Treatment as prevention: sustainability not stigma

Treatment as Prevention is the idea of treating PLHIV early and en masse, based on the slowly emerging consensus among medical researchers that HIV treatment reduces infectiousness. That consensus is an interesting story in its own right, since there’s not yet any new evidence to support it.

Based on a wildly unrealistic mathematical model — set in South Africa of all places — public health practitioners have been planning experimental trials of the TAP concept, and a recent post on Peripheries blog takes aim against stigma, cited as a major objection against treatment as prevention.

Intriguingly, the post states a couple of times that it’s not about stigma. Over the past three years I’ve been doing a fair bit of training and writing about how we conceptualise stigma in HIV prevention work, so I contacted the author to find out what he thought it really was about.

Imagine that you are diagnosed with a disease for which there is a treatment that can extend your life, keep you in good health, and protect others against getting the same disease. Your doctor tells you about this treatment and about its benefits (and its inconveniences, as with any treatment). Question: will you publicly question if yes or not you will take this treatment? Will you advocate for the right of people not to take this treatment?

Now, the disease I had in mind was not HIV. In fact many diseases fit the description above — TB, polio, malaria and even cancer. On the contrary wouldn’t you scream if you were NOT offered treatment? Think about all those infected with TB and want treatment and don’t have it. Think about all those in Africa affected with HIV and are fighting to get treatment. But here we are saying that people infected with a virus that will kill them and potentially kill others should not be “imposed” (upon with) treatment.

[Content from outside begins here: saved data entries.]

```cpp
ConvRoute y3_route_infer(const y3_net& net, int i, int n, int h, int w) {
    ConvRoute r;
    const NetDtype dt = net.dtype;
    const y3_conv_desc d = net.desc(i, n, h, w);
    if ((i == 0 || i == 2) && fuses_with_next(net, i, n, h, w)) r.kind = RouteKind::InNext;
    else if ((i == 1 || i == 3) && fuses_with_next(net, i - 1, n, h, w))
        r.kind = i == 3 ? RouteKind::ResBlock64Bf16 : dt == NetDtype::BF16 ? RouteKind::StemS2Bf16 : RouteKind::StemS2F32;
    else if (dt == NetDtype::BF16) r.kind = RouteKind::Bf16;
    else
        r = fp32_route(d, dt == NetDtype::F32_WINO && y3_conv_wino44_preferred_impl(&d),
                       dt == NetDtype::F32_WINO && y3_conv_wino_eligible_impl(&d), split_planes(dt));
    return r;
}

static bool bf16_train(const y3_net& net, int i) { return net.dtype == NetDtype::BF16 && net.layers[i].cin != 3; }

ConvRoute y3_route_train_fwd(const y3_net& net, int i, int n, int h, int w) {
    const Layer& l = net.layers[i];
    const y3_conv_desc d = net.desc(i, n, h, w, true);
    if (bf16_train(net, i)) {
        ConvRoute r;
        r.kind = RouteKind::Bf16Train;
// ... 44 lines not shown
    return r;
}

ConvPack y3_conv_pack(const y3_net& net, int i, const ConvRoute& r, bool dgrad) {
    const Layer& l = net.layers[i];
    ConvPack p;
    p.planes = r.planes; p.dgrad = dgrad;
    p.k = l.k; p.cin = l.cin; p.cout = dgrad ? net.dz_stride(i) : l.cout;
    p.wcout = l.cout;
    switch (r.kind) {
    case RouteKind::Wino44: p.kind = Packing::Wino44; break;
    case RouteKind::Wino: p.kind = Packing::Wino; break;
    case RouteKind::Split: p.kind = Packing::Split; break;
    case RouteKind::Bf16: case RouteKind::StemS2Bf16: case RouteKind::ResBlock64Bf16: p.kind = Packing::Bf16; break;
    case RouteKind::InNext: p.kind = net.dtype == NetDtype::BF16 ? Packing::Bf16 : Packing::Direct; break;
    case RouteKind::Direct: case RouteKind::StemS2F32: p.kind = dgrad ? Packing::Hwio : Packing::Direct; break;
    case RouteKind::Bf16Train: p.kind = Packing::Bf16Reg; break;
    }
    if (l.cin == 3 && !dgrad) p.kind = Packing::Hwio;
    return p;
}

size_t ConvPack::bytes() const {
    const size_t taps = (size_t)k * k * cin * cout;
    switch (kind) {
    case Packing::Direct: return taps * 4;
    case Packing::Bf16: case Packing::Bf16Reg: return taps * 2;
    case Packing::Split: return taps * 2 * planes;
    case Packing::Wino: return (size_t)16 * cin * cout * 4;
    case Packing::Wino44: return (size_t)36 * cin * cout * 4;
    default: return 0;
// ... 90 lines not shown
        }
    }
    for (size_t i = 0; i < net->layers.size(); ++i) {
        Layer& l = net->layers[i];
        l.scale = reinterpret_cast<const float*>(base + lp[i].scale);
        l.shift = reinterpret_cast<const float*>(base + lp[i].shift);
        std::fill(std::begin(l.w), std::end(l.w), nullptr);
        for (size_t j = 0; j < lp[i].packs.size(); ++j) l.w[(int)lp[i].packs[j].kind] = base + lp[i].at[j];
    }
    return Y3_OK;
}

extern "C" int y3_net_layer_fused(const y3_net* net, int i, int n, int h, int w) {
    if (!net || i < 0 || i >= (int)net->layers.size() || n <= 0 || h <= 0 || w <= 0) return 0;
    const RouteKind k = y3_route_infer(*net, i, n, h, w).kind;
    return k == RouteKind::InNext ? 1 : k >= RouteKind::StemS2F32 ? 2 : 0;
}

extern "C" int y3_net_forward(y3_net* net, const float* x, int n, int h, int w, void* workspace,
                              size_t workspace_bytes, float* fm1, float* fm2, float* fm3) {
    Y3_CHECK_ARG(net && x && workspace && fm1 && fm2 && fm3, "y3_net_forward: null argument");
    if (!net->ctx) {
        y3_set_error("y3_net_forward: the net was created without a context");
        return Y3_ESTATE;
    }
    if (int rc = ctx_pending_error(net->ctx)) return rc;
    if (int rc = check_size("y3_net_forward", n, h, w)) return rc;
    net->plan(n, h, w);
    Y3_CHECK_ARG(workspace_bytes >= net->plan_bytes, "y3_net_forward: workspace too small (%zu < %zu)",
                 workspace_bytes, net->plan_bytes);
    Y3_CHECK_ARG(((uintptr_t)workspace & 255) == 0, "y3_net_forward: workspace must be 256-byte aligned");
// ... 30 lines not shown
    if (net->flags_bytes) Y3_CHECK_HIP(hipMemsetAsync(flag_base, 0, net->flags_bytes, st));
    void* scratch = base + net->arena_bytes; const size_t sb = net->scratch_bytes;
    for (size_t i = 0; i < nl; ++i) {
        const Layer& l = net->layers[i];
        const ConvRoute& r = net->routes[i];
        const y3_conv_desc d = net->desc((int)i, n, h, w);
        y3_sk_opts o;
        o.err = net->ctx->err_host;
        o.flags = net->flags_bytes ? flag_base + i * y3_net::FLAG_WORDS : nullptr;
        o.wino44_form = r.two_pass;
        const Layer& p = net->layers[i ? i - 1 : 0];
        const float *pw = wk[i ? i - 1 : 0], *lw = wk[i];
        float *src = ptr(l.src), *up = ptr(l.up), *res = ptr(l.resid), *y = ptr(l.dst);
        int rc = Y3_OK;
        switch (r.kind) {
        case RouteKind::InNext: break;
        case RouteKind::StemS2F32:
            rc = y3_launch_conv_f32_stem_s2(st, n, h, w, x, pw, p.scale, p.shift, p.act, lw, l.scale, l.shift, l.act, y); break;
        case RouteKind::StemS2Bf16:
            rc = y3_launch_conv_bf16_stem_s2(st, n, h, w, x, pw, p.scale, p.shift, p.act, lw, l.scale, l.shift, l.act, y); break;
        case RouteKind::ResBlock64Bf16:
            rc = y3_launch_conv_bf16_resblock64(st, n, d.h, d.w, ptr(p.src), pw, p.scale, p.shift, p.act, lw, l.scale, l.shift,
                                                l.act, y);
            break;
        case RouteKind::Bf16:
            rc = y3_launch_conv_bf16(st, &d, src, up, lw, l.scale, l.shift, res, y, net->tensors[l.dst].ext >= 0 ? 1 : 0); break;
        case RouteKind::Wino44: rc = y3_launch_conv_wino44(st, &d, src, lw, l.scale, l.shift, res, y, scratch, sb, &o); break;
        case RouteKind::Wino: rc = y3_launch_conv_wino(st, &d, src, lw, l.scale, l.shift, res, y, scratch, sb, &o); break;
        case RouteKind::Split:
            rc = y3_launch_conv_split(st, &d, r.planes, src, up, lw, l.scale, l.shift, res, y, scratch, sb, &o); break;
        case RouteKind::Direct: rc = y3_launch_conv(st, &d, src, up, lw, l.scale, l.shift, res, y, scratch, sb, &o); break;
        case RouteKind::Bf16Train: y3_set_error("y3_net_forward: layer %d has a train-step route", i); return Y3_EINVAL;
        }
// ... 40 lines not shown
```

yolov3_tensorflow_amd/csrc/y3_conv_f32s.hip:

```cpp
#include <cstdlib>
#include "y3_lds.h"

namespace {

struct StemS2F32Args {
    const float* x;
    const float* w0;
    const float* scale0;
    const float* shift0;
    const float* w1;
    const float* scale1;
    const float* shift1;
    float* y;
    int N, H, W, act0, act1;
    int tiles_y, tiles_x, ntiles;
};

constexpr int TSY = 8, TSX = 16;
constexpr int SPY = 2 * TSY + 1, SPX = 2 * TSX + 1;
constexpr int NSP = SPY * SPX;
constexpr int PPY = SPY + 2, PPX = SPX + 2;
constexpr int PATCH_FLOATS = PPY * PPX * 3;
constexpr int SIDX = TSX + 1;
constexpr int S_BYTES = 2 * SPY * SIDX * 128;
constexpr int W1_BYTES = 9 * 64 * 128;
constexpr int P_BYTES = ((PATCH_FLOATS + 1) * 4 + 15) & ~15;
constexpr int LDS_BYTES = S_BYTES + W1_BYTES + P_BYTES;
constexpr int NTHR = 512, NW = 8;
constexpr int NPRE = (PPY * PPX + NTHR - 1) / NTHR;
constexpr int OPITCH = 144;

__global__ void __launch_bounds__(NTHR) conv_stem_s2_f32_kernel(const StemS2F32Args p) {
    extern __shared__ __attribute__((aligned(16))) unsigned char smem[];
    unsigned char* S = smem;
    unsigned char* W1 = smem + S_BYTES;
    float* P = reinterpret_cast<float*>(smem + S_BYTES + W1_BYTES);

    const int tid = threadIdx.x, lane = tid & 63;
    const int wave = __builtin_amdgcn_readfirstlane(tid >> 6);
    const int l32 = lane & 31, h = lane >> 5;
    const int OH = p.H >> 1, OW = p.W >> 1;

    for (int c = tid; c < 9 * 64 * 8; c += NTHR) {
        const int row = c >> 3, ch = c & 7;
        const u32x4 v = *reinterpret_cast<const u32x4*>(p.w1 + (size_t)row * 32 + ch * 4);
        *reinterpret_cast<u32x4*>(W1 + row * 128 + ((ch ^ ((row >> 1) & 7)) << 4)) = v;
// ... 7 lines not shown
    }
    int koff[14];
#pragma unroll
    for (int j = 0; j < 14; ++j) {
        const int k = 2 * j + h;
        koff[j] = k < 27 ? (k + 96 * (k / 9)) * 4 : -1;
    }
    const int rt = wave >> 2, ct = wave & 3;
    f32x4 sc0[4], sh0[4], sc1[4], sh1[4];
#pragma unroll
    for (int g = 0; g < 4; ++g) {
        sc0[g] = *reinterpret_cast<const f32x4*>(p.scale0 + 8 * g + 4 * h);
        sh0[g] = *reinterpret_cast<const f32x4*>(p.shift0 + 8 * g + 4 * h);
        sc1[g] = *reinterpret_cast<const f32x4*>(p.scale1 + 32 * rt + 8 * g + 4 * h);
        sh1[g] = *reinterpret_cast<const f32x4*>(p.shift1 + 32 * rt + 8 * g + 4 * h);
    }

    const int G = gridDim.x;
    int tile = blockIdx.x;
    float pre[NPRE][3];
    int prow[NPRE], pcol[NPRE];
#pragma unroll
    for (int j = 0; j < NPRE; ++j) {
        const int e = tid + NTHR * j;
        prow[j] = e < PPY * PPX ? e / PPX : -1000000;
        pcol[j] = e - (e / PPX) * PPX;
    }
    auto prefetch = [&](int t) {
        const int tpi = p.tiles_y * p.tiles_x;
        const int n = t / tpi, r = t - n * tpi;
// ... 72 lines not shown
            const unsigned char* ap = W1 + row * 128;
            const int asw = (row >> 1) & 7;
            const int idx = oxl + (kx >> 1);
            const unsigned char* bp = S + (((kx & 1) * SPY + 2 * oyl + ky) * SIDX + idx) * 128;
            const int bsw = (idx >> 1) & 7;
#pragma unroll
            for (int kk = 0; kk < 4; ++kk) {
                const f32x4 a = *reinterpret_cast<const f32x4*>(ap + (((2 * kk + h) ^ asw) << 4));
                const f32x4 b = *reinterpret_cast<const f32x4*>(bp + (((2 * kk + h) ^ bsw) << 4));
#pragma unroll
                for (int q = 0; q < 4; ++q) acc3 = __builtin_amdgcn_mfma_f32_32x32x2f32(a[q], b[q], acc3, 0, 0, 0);
            }
        }
        __syncthreads();
        unsigned char* out = S + wave * (32 * OPITCH);
#pragma unroll
        for (int g = 0; g < 4; ++g) {
            f32x4 o;
#pragma unroll
            for (int e = 0; e < 4; ++e) {
                const float t = acc3[4 * g + e] * sc1[g][e] + sh1[g][e];
                o[e] = p.act1 ? fmaxf(t, 0.1f * t) : t;
            }
            *reinterpret_cast<f32x4*>(out + l32 * OPITCH + (8 * g + 4 * h) * 4) = o;
        }
#pragma unroll
        for (int i = 0; i < 4; ++i) {
            const int pl = i * 8 + (lane >> 3), piece = lane & 7;
            const int mm = ct * 32 + pl;
            const int oy = oy0 + (mm >> 4), ox = ox0 + (mm & 15);
            const f32x4 v = *reinterpret_cast<const f32x4*>(out + pl * OPITCH + piece * 16);
            if (oy < OH && ox < OW)
                *reinterpret_cast<f32x4*>(p.y + ((size_t)(n * OH + oy) * OW + ox) * 64 + rt * 32 + piece * 4) = v;
        }
        __syncthreads();
    }
}

}

int y3_conv_f32_stem_s2_takes(const y3_conv_desc* d0, const y3_conv_desc* d1) {
    if (!d0 || !d1) return 0;
    static int off = -1;
    if (off < 0) {
        const char* e = y3_exp_env("Y3_F32_FUSED_STEM");
        off = (e && e[0] == '0') ? 1 : 0;
    }
    if (off) return 0;
    if (y3_device_max_lds() < (size_t)LDS_BYTES) return 0;
    return d0->k == 3 && d0->stride == 1 && d0->cin == 3 && d0->cout == 32 && d0->c_up == 0 &&
           d1->k == 3 && d1->stride == 2 && d1->cin == 32 && d1->cout == 64 && d1->c_up == 0 &&
           d1->n == d0->n && d1->h == d0->h && d1->w == d0->w && d0->h % 2 == 0 && d0->w % 2 == 0;
}

int y3_launch_conv_f32_stem_s2(hipStream_t stream, int n, int h, int w, const float* x, const float* w0, const float* scale0,
                               const float* shift0, int act0, const float* w1_packed, const float* scale1, const float* shift1,
                               int act1, float* y) {
    Y3_CHECK_ARG(x && w0 && scale0 && shift0 && w1_packed && scale1 && shift1 && y, "y3_conv2d_fwd_stem_s2: null pointer argument");
    Y3_CHECK_ARG(n > 0 && h > 0 && w > 0 && h % 2 == 0 && w % 2 == 0, "y3_conv2d_fwd_stem_s2: the image sides must be even");
    Y3_CHECK_ARG((long long)n * h * w * 16 < (1LL << 31), "y3_conv2d_fwd_stem_s2: tensor too large for 32-bit pixel indices");
    StemS2F32Args a;
    a.x = x; a.w0 = w0; a.scale0 = scale0; a.shift0 = shift0; a.w1 = w1_packed; a.scale1 = scale1; a.shift1 = shift1; a.y = y;
    a.N = n; a.H = h; a.W = w; a.act0 = act0; a.act1 = act1;
    a.tiles_y = (h / 2 + TSY - 1) / TSY; a.tiles_x = (w / 2 + TSX - 1) / TSX;
    a.ntiles = n * a.tiles_y * a.tiles_x;
    const int grid = a.ntiles < 256 ? a.ntiles : 256;
    return y3_launch_lds<conv_stem_s2_f32_kernel>(stream, dim3(grid), dim3(NTHR), LDS_BYTES, a);
}
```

Why are there so many questions asked when the disease is HIV? That is stigma. The public health response to HIV has been absolutely amazing in that it has thrown away all known and working principles of dealing with a pandemic. Think about Polio and the massive vaccination campaign that led to the eradication of the disease, or closer to home, just think about the jab you get to protect you and your family against measles, mumps and rubella. Is anybody questioning these? (…)

Where does the idea that HIV is somehow a different epidemic come from? (e-mail communication, 16 April 2010; edited for typos)

I actually kind of agree that the major objections to TAP are not really about stigma. Stigma is just the all-purpose word that PH people use whenever they really mean “social”. In the AFAO article I called it the ‘remainder’, or what’s left over at the end of the equations — in other words, everything that doesn’t fit into the model. I find that frustrating because I like clarity and I want something I can operationalise in an educational intervention and that usage fails both tests!

The other thing that often happens in PH invocations of stigma is that it gets sidelined, ie treated as an unavoidable side effect of something that we really want to do (so no point complaining about it). We really want to do HIV prevention (so don’t complain if a few poz men have their feelings hurt by this new campaign). We really want to give people treatments (so don’t complain if a few people crazy enough to refuse treatment find themselves stigmatised).

As I’ve said in my post about TLC+, most people would be thrilled if it meant they could afford to take ART; they won’t be complaining about stigma. There’s absolutely no sign of any new money to pay to put new people on ART, so TLC+ is what you do when you want TAP without actually having to pay for it. But I guess that’s just America for you, and if it adds strength to the treatments roll-out there and in the developing world, that’s what I really care about.

The real question I have about TAP is about sustainability. Most people encounter ethics in a clinical or academic setting, where consent is mainly about protecting the institution from a law suit. In the real world, consent is about something really different. Imagine I’m a drug counsellor and I put the “hard sell” on a client to enter a residential drug rehabilitation program. They might agree reluctantly but not genuinely consent, and that strongly predicts them dropping out of the program — because they never really made its objectives their own. So they go back to using whatever and hopefully don’t overdose and have a few more chances to get free of drugs in future.

BUT if you do the same thing to someone living with HIV, “dropping out”
means developing resistance to first and maybe second line treatments as well. Then you’ve got someone who didn’t see starting treatment as their own decision in the first place, with a negative emotional history of treatment, potentially in a setting where third line treatment isn’t available or affordable.

So when Jim says we would never start someone on treatment before it was clinically necessary and they felt ready — I believe him; I don’t know treating doctors who would. But that’s where stigma DOES kick in, because it puts pressure on patients that doctors can’t see or control. That was the concern Edwin J Bernard mentioned in our discussion on the book of Face: treatment as prevention will dichotomise “good” PLHIV who take their pills as opposed to the “bad” PLHIV who don’t (and are assumed to put everyone else at risk).

So we’re not just being stigma sissies complaining about public health, or anti-vaxxers, or HIV exceptionalists. We’re onboard with the push to
expand treatment access. We’re raising social and psychological issues of direct, operational relevance to the sustainability of treatment as prevention. We’d just like to do treatment as treatment. And if your funding and ethics committees are giving you a hard time about stigma, let me know and I can send you some literature.